At step 1204, the video system 30 downscales the image to provide a downscaled image having a lower resolution than the original resolution. For example, the image 1000 may be downscaled form 1920×1080 pixels to 192×108 pixels. In various embodiments, the downscaling may be performed by, super sampling, bicubic, nearest neighbor, bell, hermite, lanczos, mitchell, or bilinear downscaling.

At step 1206, the video system 30 processes the downscaled image to generate a dehazing parameter corresponding to the lower resolution. For example, the dehazing parameter may include a transmission map T, as in step 510 of FIG. 5. In various embodiments, the transmission map of the downscaled image may correspond to the size of the down scaled image.

At step 1208, the video system 30 converts the dehazing parameters corresponding to the lower resolution to second dehazing parameters corresponding to the original resolution. For example, the video system 30 may convert the transmission map T of the downscaled image to a transmission map T_N that corresponds to the original image resolution of 1920×1080 pixels.
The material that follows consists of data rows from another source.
__device__ __forceinline__ void reduce_task_body(const ReduceTask& t, double* s_red) {
  double v = 0.0;
  for (int r = threadIdx.x; r < t.rows; r += 256) {
    const double x = t.src[(size_t)r * t.stride];
    v = t.is_max ? fmax(v, x) : v + x;
  }
  double total = t.is_max ? block_max_256(v, s_red) : block_sum_256(v, s_red);
  if (t.rows2 > 0) {
    __syncthreads();
    double w = 0.0;
    for (int r = threadIdx.x; r < t.rows2; r += 256) w += t.src2[r];
    total += block_sum_256(w, s_red);
  }
  if (threadIdx.x == 0) *t.out = total;
}

__device__ __forceinline__ void reduce_tasks_grouped(const ReduceTasks& T, int n, double (*s_t)[2][4]) {
  const int tid = threadIdx.x, g = tid >> 8, lt = tid & 255, wv = (tid >> 6) & 3, lane = tid & 63;
  if (g < n) {
    const ReduceTask t = T.t[g];
    double v = 0.0;
    for (int r = lt; r < t.rows; r += 256) {
      const double x = t.src[(size_t)r * t.stride];
      v = t.is_max ? fmax(v, x) : v + x;
    }
    const double red = t.is_max ? wave_max(v) : wave_sum(v);
    double w = 0.0;
    for (int r = lt; r < t.rows2; r += 256) w += t.src2[r];
    const double red2 = wave_sum(w);
    if (lane == 0) { s_t[g][0][wv] = red; s_t[g][1][wv] = red2; }
  }
  __syncthreads();
  if (tid < n) {
    const ReduceTask t = T.t[tid];
    double total = t.is_max ? group4_max(s_t[tid][0]) : group4_sum(s_t[tid][0]);
    if (t.rows2 > 0) total += group4_sum(s_t[tid][1]);
    *t.out = total;
  }
  __syncthreads();
}

constexpr int kUpdImagesPerGroup = 42;
__device__ __forceinline__ void update_cameras_body(int vb, int NI, int NC, int cam_part, double radius, double dmin, double dmax,
                                                    const double* y, const double* scale_cam, const double* img_rec,
                                                    const double* cam_rec, const double* poses, const double* intr,
                                                    double* cand_poses, double* cand_intr, double* delta_cam, double* partial3,
                                                    double* cand_camrec, double* s_red) {
  const int i0 = vb * kUpdImagesPerGroup, i1 = min(i0 + kUpdImagesPerGroup, NI);
  double a_step = 0.0, a_model = 0.0, a_x2 = 0.0;
  auto one = [&](int t) {
    const double s = scale_cam[t];
    double n2, g, x;
    if (t < 6 * NI) {
      const int i = t / 6, e = t % 6;
      n2 = img_rec[(size_t)i * kImgRec + sym_idx(e, e, 6)]; g = img_rec[(size_t)i * kImgRec + 21 + e]; x = poses[t];
    } else {
      const int c = (t - 6 * NI) / 9, k = (t - 6 * NI) % 9;
      n2 = cam_rec[(size_t)c * kCamRec + sym_idx(k, k, 9)]; g = cam_rec[(size_t)c * kCamRec + 45 + k]; x = intr[9 * c + k];
    }
    double d = 0.0;
    if (s != 0.0) {
      const double yy = y[t];
      const double D2 = clampd(s * s * n2, dmin, dmax) / radius;
      d = -yy * s;
      if (cam_part) { a_model += 0.5 * yy * (s * g + D2 * yy); a_step += d * d; }
    }
    const double xn = x + d;
    if (s != 0.0 && cam_part) a_x2 += xn * xn;
    delta_cam[t] = d;
    if (t < 6 * NI) cand_poses[t] = xn; else cand_intr[t - 6 * NI] = xn;
  };
  for (int t = 6 * i0 + threadIdx.x; t < 6 * i1; t += 256) one(t);
  if (vb == 0)
    for (int t = 6 * NI + threadIdx.x; t < 6 * NI + 9 * NC; t += 256) one(t);
  const double s0 = block_sum_256(a_step, s_red);
  const double s1 = block_sum_256(a_model, s_red);
  const double s2 = block_sum_256(a_x2, s_red);
  if (threadIdx.x == 0) { partial3[3 * vb] = s0; partial3[3 * vb + 1] = s1; partial3[3 * vb + 2] = s2; }
  if (cand_camrec) {
    __syncthreads();
    for (int i = i0 + threadIdx.x; i < i1; i += 256) {
      double rec[9];
      cam_prepare(cand_poses + 6 * i, rec);
#pragma unroll
      for (int k = 0; k < 9; ++k) cand_camrec[9 * i + k] = rec[k];
    }
  }
}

At step 1210, video system 30 dehazes the image 1000 based on the second dehazing parameter corresponding to the original resolution. For example, the video system 30 may dehaze using any dehazing method that can utilize the transmission map T_N, resulting in a de-hazed RGB image 1100 (FIG. 11).
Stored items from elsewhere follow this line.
@@ -321,7 +324,7 @@
     jobs += [(f"{name} {kw}", header, h, False, True, "") for name, kw, header, h, batch in route if batch]
     for name, kw, defs in PREBUILT_DEFS:
         jobs += [(f"{name} {kw}", header, h, False, False, defs) for _, _, header, h in lowered_models([(name, kw)])]
-    for defs, classes in [("DOMPC_NODE_PACK=0", PREBUILT_NODE_PACK)] + PREBUILT_QUAD_LDS + PREBUILT_FWD_STAGE + PREBUILT_MO_READS:
+    for defs, classes in [("DOMPC_NODE_PACK=0", PREBUILT_NODE_PACK)] + PREBUILT_QUAD_LDS + PREBUILT_FWD_STAGE + PREBUILT_MO_READS + PREBUILT_GJ_SKIP:
         jobs += [(f"{name} {kw}", header, h, False, batch, defs) for name, kw, header, h in lowered_models(classes) for batch in (False, True)]
     with ThreadPoolExecutor(max_workers=max(1, min(len(jobs), (os.cpu_count() or 2) - 1))) as pool:
         outs = list(pool.map(lambda j: nb.model_code_object(j[1], j[2], shard=j[3], batch_only=j[4], defs=j[5]), jobs))
diff --git a/do_mpc_amd/csrc/dompc_gj_structure.h b/do_mpc_amd/csrc/dompc_gj_structure.h
--- /dev/null
+++ b/do_mpc_amd/csrc/dompc_gj_structure.h
@@ -0,0 +1,78 @@
+#pragma once
+#include <stdint.h>
+
+#ifndef DOMPC_GJ_SKIP
+#define DOMPC_GJ_SKIP 1
+#endif
+
+namespace dompc_gj {
+
+constexpr int NX = DOMPC_NX, NU = DOMPC_NU, DEG = DOMPC_DEG, NA = NX + NU;
+constexpr int R = DEG * NX;
+constexpr int NCOL = R + NU + 1;
+#ifdef DOMPC_NZ
+constexpr int NZ_ = DOMPC_NZ;
+#else
+constexpr int NZ_ = 0;
+#endif
+constexpr bool USABLE = DOMPC_DEG >= 1 && DOMPC_NI == 1 && NZ_ == 0 && NCOL <= 64;
+constexpr int RD = USABLE ? R : 1;
+
+constexpr bool jac_present(int a, int b) {
+  const int d = NX + a * NA + b;
+  for (int k = 0; k < DOMPC_DYN_NV; ++k) if (DOMPC_DYN_VIDX[k] == d) return true;
+  for (int k = 0; k < DOMPC_DYN_NC; ++k) if (DOMPC_DYN_CIDX[k] == d) return true;
+  return false;
+}
+
+struct Table {
+  bool skip[RD][RD];
+  int n_skip;
+};
+
+constexpr Table make_table(bool use_model) {
+  Table t{};
+  if (!USABLE) return t;
+  uint64_t pat[RD] = {};
+  for (int r = 0; r < R; ++r) {
+    const int jj = r / NX, a = r % NX;
+    uint64_t m = 0;
+    for (int c = 0; c < R; ++c) {
+      const int s = c / NX, b = c % NX;
+      if (a == b || (s == jj && (!use_model || jac_present(a, b)))) m |= uint64_t(1) << c;
+    }
+    for (int c = R; c < NCOL; ++c) m |= uint64_t(1) << c;
+    pat[r] = m;
+  }
+  for (int k = 0; k < R; ++k)
+    for (int r = 0; r < R; ++r) {
+      if (r == k) continue;
+      if (pat[r] >> k & 1) pat[r] |= pat[k];
+      else { t.skip[k][r] = true; ++t.n_skip; }
+    }
+  return t;
+}
+
+constexpr Table TABLE = make_table(true);
+constexpr Table TABLE_BLOCKS = make_table(false);
+constexpr int BLOCK_PAIRS = USABLE ? (DEG - 1) * (NX * (NX - 1) / 2) : 0;
+
+constexpr bool gj_skip(int k, int r) {
+  return DOMPC_GJ_SKIP != 0 && USABLE && k >= 0 && r >= 0 && k < R && r < R && TABLE.skip[k][r];
+}
+
+constexpr bool diagonal_kept() {
+  for (int k = 0; k < RD; ++k) if (TABLE.skip[k][k]) return false;
+  return true;
+}
+constexpr bool covers_blocks() {
+  for (int k = 0; k < RD; ++k)
+    for (int r = 0; r < RD; ++r) if (TABLE_BLOCKS.skip[k][r] && !TABLE.skip[k][r]) return false;
+  return true;
+}
+static_assert(diagonal_kept(), "nothing is skipped at r == k");
+static_assert(TABLE_BLOCKS.n_skip >= BLOCK_PAIRS && TABLE.n_skip >= TABLE_BLOCKS.n_skip && covers_blocks(),
+              "the table covers at least the pairs the block structure gives");
+static_assert(USABLE || TABLE.n_skip == 0, "a model without usable tables: nothing is skipped");
+
+}
diff --git a/do_mpc_amd/csrc/dompc_kernel.h b/do_mpc_amd/csrc/dompc_kernel.h
--- a/do_mpc_amd/csrc/dompc_kernel.h
+++ b/do_mpc_amd/csrc/dompc_kernel.h
@@ -3,6 +3,7 @@
 #include <stdint.h>
 #include "dompc_kargs.h"
 #include "dompc_lanes.h"
+#include "dompc_gj_structure.h"
 
 namespace dompc {
 
diff --git a/do_mpc_amd/csrc/dompc_quad.h b/do_mpc_amd/csrc/dompc_quad.h
--- a/do_mpc_amd/csrc/dompc_quad.h
+++ b/do_mpc_amd/csrc/dompc_quad.h
@@ -5,6 +5,7 @@
 using dompc_lanes::fmac_rbc;
 using dompc_lanes::dpp_ready;
 using dompc_lanes::sfor;
+using dompc_gj::gj_skip;
 
 struct MoRef { int kind, off; };
 constexpr MoRef moref_in(int d, const int* vidx, int nv, const int* cidx, int nc, int base) {
@@ -245,8 +246,10 @@
     QD_SB();
     const bool own = (j == bk);
     double m = 0.0;
-#pragma unroll
-    for (int r = k + 1; r < rt1; ++r) m = fmax(m, fabs(bc[sk][r]));
+    sfor<rt1 - k - 1>([&](auto D_) {
+      constexpr int r = k + 1 + D_;
+      if constexpr (!gj_skip(k, r)) m = fmax(m, fabs(bc[sk][r]));
+    });
     const double akk = fabs(bc[sk][k]);
     bad |= (int)(own & !(akk >= GJ_U * m && akk > 1e-300));
     const double pl = fast_rcp((akk > 1e-300) ? bc[sk][k] : 1.0);
@@ -263,7 +266,7 @@
     asm volatile("s_nop 1");
     sfor<R>([&](auto R_) {
       constexpr int r = R_;
-      if constexpr (r != k) {
+      if constexpr (r != k && !gj_skip(k, r)) {
         sfor<DEG>([&](auto S_) { constexpr int s = S_; if constexpr (s != sk) fmac_rbc<bk>(bc[s][r], bc[sk][r], pm[s]); });
         fmac_rbc<bk>(bc[sk][r], bc[sk][r], pm[sk]);
       }
@@ -706,8 +709,10 @@
     QD_SB();
     const bool own = (j == bk);
     double m = 0.0;
-#pragma unroll
-    for (int r = k + 1; r < rt1; ++r) m = fmax(m, fabs(bc[sk][r]));
+    sfor<rt1 - k - 1>([&](auto D_) {
+      constexpr int r = k + 1 + D_;
+      if constexpr (!gj_skip(k, r)) m = fmax(m, fabs(bc[sk][r]));
+    });
     const double akk = fabs(bc[sk][k]);
     bad |= (int)(own & !(akk >= GJ_U * m && akk > 1e-300));
     const double pl = fast_rcp((akk > 1e-300) ? bc[sk][k] : 1.0);
@@ -724,7 +729,7 @@
     asm volatile("s_nop 1");
     sfor<R>([&](auto R_) {
       constexpr int r = R_;
-      if constexpr (r != k) {
+      if constexpr (r != k && !gj_skip(k, r)) {
         sfor<DEG>([&](auto S_) { constexpr int s = S_; if constexpr (s != sk) fmac_rbc<bk>(bc[s][r], bc[sk][r], pm[s]); });
         fmac_rbc<bk>(bc[sk][r], bc[sk][r], pm[sk]);
       }
@@ -764,7 +769,23 @@
   __builtin_amdgcn_global_load_lds((const __attribute__((address_space(1))) void*)((const unsigned*)src + word),
                                    (__attribute__((address_space(3))) void*)dst, 4, 0, 0);
 }
-__device__ inline void stage_quad_operands(const Prob& Q, int e0, int ipk, int lane, ldsd* Ld) {
+#ifndef DOMPC_FWD_REQ_EARLY
+#define DOMPC_FWD_REQ_EARLY 1
+#endif
+struct QfReq { int row0[4], n[4], uoffp[4]; };
+__device__ inline QfReq qf_request_fields(int ipk) {
+  QfReq q;
+  sfor<4>([&](auto G_) {
+    constexpr int gg = G_;
+    q.row0[gg] = __builtin_amdgcn_readlane(ipk, 16 * gg + EP_ROW0);
+    q.n[gg] = __builtin_amdgcn_readlane(ipk, 16 * gg + EP_PARENT);
+    q.uoffp[gg] = NU > 0 ? __builtin_amdgcn_readlane(ipk, 16 * gg + EP_UOFF_PARENT) : 0;
+    asm volatile("" : "+s"(q.row0[gg]), "+s"(q.n[gg]), "+s"(q.uoffp[gg]));
+  });
+  return q;
+}
+template <class FIELD>
+__device__ inline void stage_quad_operands_of(const Prob& Q, int e0, FIELD field, int lane, ldsd* Ld) {
   const KArgs& A = *Q.A;
   ldsd* dst = Ld + QF_SG;
   static_assert(EW_RW == EW_SIGW + NW, "Sigma_w | r_w is one run of 2 NW doubles");
@@ -779,18 +800,24 @@
   const int k = min(lane >> 1, 2 * NX + NU - 1), h = lane & 1;
   sfor<4>([&](auto G_) {
     constexpr int gg = G_;
-    const int row0 = __builtin_amdgcn_readlane(ipk, 16 * gg + EP_ROW0), n = __builtin_amdgcn_readlane(ipk, 16 * gg + EP_PARENT);
+    const int row0 = field(G_, EP_ROW0), n = field(G_, EP_PARENT);
     qf_glds4(Q.c + row0, min(lane, 2 * NW - 1), dst + QF_SG_C + 32 * gg);
     const double* xs = Q.nd + (int64_t)n * ND_SIZE + ND_DXT + k;
     const double* ns = Q.dlam + row0 + NW + (k - NX);
     const double* vs = k < NX ? xs : ns;
     if constexpr (NU > 0) {
-      const int uoffp = __builtin_amdgcn_readlane(ipk, 16 * gg + EP_UOFF_PARENT);
+      const int uoffp = field(G_, EP_UOFF_PARENT);
       const double* us = Q.dx + uoffp + (k - 2 * NX);
       vs = k < 2 * NX ? vs : us;
     }
     qf_glds4(vs, h, dst + QF_SG_V + 32 * gg);
   });
+}
+__device__ inline void stage_quad_operands(const Prob& Q, int e0, int ipk, int lane, ldsd* Ld) {
+  stage_quad_operands_of(Q, e0, [&](auto G_, int f) { constexpr int gg = G_; return __builtin_amdgcn_readlane(ipk, 16 * gg + f); }, lane, Ld);
+}
+__device__ inline void stage_quad_operands(const Prob& Q, int e0, const QfReq& rq, int lane, ldsd* Ld) {
+  stage_quad_operands_of(Q, e0, [&](auto G_, int f) { constexpr int gg = G_; return f == EP_ROW0 ? rq.row0[gg] : f == EP_PARENT ? rq.n[gg] : rq.uoffp[gg]; }, lane, Ld);
 }
 
 __device__ __attribute__((noinline)) void phase_forward_quads(const void* kp, int b_, int slot, int soc, double sf, double delta_, int cl_) {
@@ -811,15 +838,21 @@
   int bank = 0;
   int qd = gid;
   if (qd >= nq) return;
-  {
+  int ipk = 0, ipkn = 0;
+  constexpr bool REQ_EARLY = QF_STAGED && DOMPC_FWD_REQ_EARLY != 0;
+  if constexpr (REQ_EARLY) {
+    const int lane0 = (int)(threadIdx.x & 63u);
+    ipk = qf_index_request(A, 4 * qd, lane0);
+    const QfReq rq = qf_request_fields(ipk);
+    stage_quad(Q, 4 * qd, lane0, Ld, 0);
+    stage_quad_operands(Q, 4 * qd, rq, lane0, Ld);
+  } else {
     const int lane0 = (int)(threadIdx.x & 63u);
     stage_quad(Q, 4 * qd, lane0, Ld, 0);
-  }
-  int ipk = 0, ipkn = 0;
-  if constexpr (QF_STAGED) {
-    const int lane0 = (int)(threadIdx.x & 63u);
-    ipk = qf_index_request(A, 4 * qd, lane0);
-    stage_quad_operands(Q, 4 * qd, ipk, lane0, Ld);
+    if constexpr (QF_STAGED) {
+      ipk = qf_index_request(A, 4 * qd, lane0);
+      stage_quad_operands(Q, 4 * qd, ipk, lane0, Ld);
+    }
   }
 #if DOMPC_QUAD_PROFILE
   long long pc0 = prof_clock();
@@ -874,7 +907,7 @@
     __builtin_amdgcn_wave_barrier();
     QF_PH(15)
     if constexpr (QF_STAGED) {
-      if (qd + ng < nq) ipkn = qf_index_request(A, 4 * (qd + ng), lane);
+      if (REQ_EARLY || qd + ng < nq) ipkn = qf_index_request(A, 4 * (qd + ng), lane);
       const ldsd* So = Ld + QF_SG;
       dxn = So[QF_SG_V + 32 * g + b];
       const double dnus = So[QF_SG_V + 32 * g + NX + b];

The embodiments disclosed herein are examples of the present disclosure and may be embodied in various forms. For instance, although certain embodiments herein are described as separate embodiments, each of the embodiments herein may be combined with one or more of the other embodiments herein. Specific structural and functional details disclosed herein are not to be interpreted as limiting, but as a basis for the claims and as a representative basis for teaching one skilled in the art to variously employ the present disclosure in virtually any appropriately detailed structure. Like reference numerals may refer to similar or identical elements throughout the description of the figures.

The phrases “in an embodiment,” “in embodiments,” “in some embodiments,” or “in other embodiments” may each refer to one or more of the same or different embodiments in accordance with the present disclosure. A phrase in the form “A or B” means “(A), (B), or (A and B).” A phrase in the form “at least one of A, B, or C” means “(A); (B); (C); (A and B); (A and C); (B and C); or (A, B, and C).” The term “clinician” may refer to a clinician or any medical professional, such as a doctor, nurse, technician, medical assistant, or the like, performing a medical procedure.
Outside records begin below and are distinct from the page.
@@ -312,40 +312,47 @@
         p.B += KCB ? kz0 : kz0 * p.ldb;
         p.C += (i64)blockIdx.y * p.zstride;
     }
-    Pieces<BT, UN> pc;
-#pragma unroll
-    for (int u = 0; u < NPW; ++u) {
-        pc.gA[u] = piece_off<BT, UN, KCA>(w + 4 * u, l, m0, p.m, p.lda);
-        pc.gB[u] = piece_off<BT, UN, KCB>(w + 4 * u, l, n0, p.n, p.ldb);
-        pc.offA[u] = (int)(pc.gA[u] * 8);
-        pc.offB[u] = (int)(pc.gB[u] * 8);
-    }
-    f64x4 acc[MI][MI];
-#pragma unroll
-    for (int a = 0; a < MI; ++a)
-#pragma unroll
-        for (int b = 0; b < MI; ++b) acc[a][b] = f64x4{0, 0, 0, 0};
-
     const int nt = (int)(p.k / RBK);
     auto kt = [&](int t) { return (i64)min(t, nt - 1) * RBK; };
-#pragma unroll
-    for (int t = 0; t < 2; ++t) {
-#pragma unroll
-        for (int u = 0; u < NPW; ++u)
-            piece<BT, UN, BUF, KCA>(p.A, p.lda, m0, kt(t), pc.offA[u], pc.gA[u], w + 4 * u, lds + 2 * t * UNIT);
-#pragma unroll
-        for (int u = 0; u < NPW; ++u)
-            piece<BT, UN, BUF, KCB>(p.B, p.ldb, n0, kt(t), pc.offB[u], pc.gB[u], w + 4 * u, lds + (2 * t + 1) * UNIT);
-    }
+    const int tiles = p.tiles_m * p.tiles_n;
+    i64 m0, n0;
+    Pieces<BT, UN> pc;
+    auto stage_tile = [&](int v) {
+        int tm, tn;
+        tile_of(v, tiles, p.tiles_m, p.tiles_n, p.group_m, p.xcd_remap, tm, tn);
+        m0 = (i64)tm * BT;
+        n0 = (i64)tn * BT;
+#pragma unroll
+        for (int u = 0; u < NPW; ++u) {
+            pc.gA[u] = piece_off<BT, UN, KCA>(w + 4 * u, l, m0, p.m, p.lda);
+            pc.gB[u] = piece_off<BT, UN, KCB>(w + 4 * u, l, n0, p.n, p.ldb);
+            pc.offA[u] = (int)(pc.gA[u] * 8);
+            pc.offB[u] = (int)(pc.gB[u] * 8);
+        }
+#pragma unroll
+        for (int t = 0; t < 2; ++t) {
+#pragma unroll
+            for (int u = 0; u < NPW; ++u)
+                piece<BT, UN, BUF, KCA>(p.A, p.lda, m0, kt(t), pc.offA[u], pc.gA[u], w + 4 * u, lds + 2 * t * UNIT);
+#pragma unroll
+            for (int u = 0; u < NPW; ++u)
+                piece<BT, UN, BUF, KCB>(p.B, p.ldb, n0, kt(t), pc.offB[u], pc.gB[u], w + 4 * u,
+                                        lds + (2 * t + 1) * UNIT);
+        }
+    };
+    f64x4 acc[MI][MI];
+    auto zero_acc = [&] {
+#pragma unroll
+        for (int a = 0; a < MI; ++a)
+#pragma unroll
+            for (int b = 0; b < MI; ++b) acc[a][b] = f64x4{0, 0, 0, 0};
+    };
+    Ops<BT, UN> X, Y;
+    const unsigned wg = blockIdx.x, walk_s = p.walk_s, walk_t = p.walk_t;
+    stage_tile(walk_t == 1 ? (int)wg : (int)tile_walk_index<unsigned>(wg, 0, walk_s, walk_t));
+    zero_acc();
     wait_cnt<2 * NPW, NOWAIT_LGKM>();
     dma_barrier();
-    Ops<BT, UN> X, Y;
-#pragma unroll
-    for (int q = 0; q < MI; ++q) {
-        X.a[q] = ropnd<BT, UN, KCA>(lds, wr * WT + q * 16, 0, l);
-        X.b[q] = ropnd<BT, UN, KCB>(lds + UNIT, wc * WT + q * 16, 0, l);
-    }
-    wait_cnt<NOWAIT_VM, 0>();
     auto ktile = [&](auto jc, int t) {
         constexpr int J = decltype(jc)::value;
         constexpr int sA = 2 * J % NSLOT, sB = (2 * J + 1) % NSLOT, sA1 = (2 * J + 2) % NSLOT,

The systems described herein may also utilize one or more controllers to receive various information and transform the received information to generate an output. The controller may include any type of computing device, computational circuit, or any type of processor or processing circuit capable of executing a series of instructions that are stored in a memory. The controller may include multiple processors and/or multicore central processing units (CPUs) and may include any type of processor, such as a microprocessor, digital signal processor, microcontroller, programmable logic device (PLD), field programmable gate array (FPGA), or the like. The controller may also include a memory to store data and/or instructions that, when executed by the one or more processors, causes the one or more processors to perform one or more methods and/or algorithms.

Any of the herein described methods, programs, algorithms or codes may be converted to, or expressed in, a programming language or computer program. The terms “programming language” and “computer program,” as used herein, each include any language used to specify instructions to a computer, and include (but is not limited to) the following languages and their derivatives: Assembler, Basic, Batch files, BCPL, C, C+, C++, Delphi, Fortran, Java, JavaScript, machine code, operating system command languages, Pascal, Perl, PL1, scripting languages, Visual Basic, metalanguages which themselves specify programs, and all first, second, third, fourth, fifth, or further generation computer languages. Also included are database and other data schemas, and any other meta-languages. No distinction is made between languages which are interpreted, compiled, or use both compiled and interpreted approaches. No distinction is made between compiled and source versions of a program. Thus, reference to a program, where the programming language could exist in more than one state (such as source, compiled, object, or linked) is a reference to any and all such states. Reference to a program may encompass the actual instructions and/or the intent of those instructions.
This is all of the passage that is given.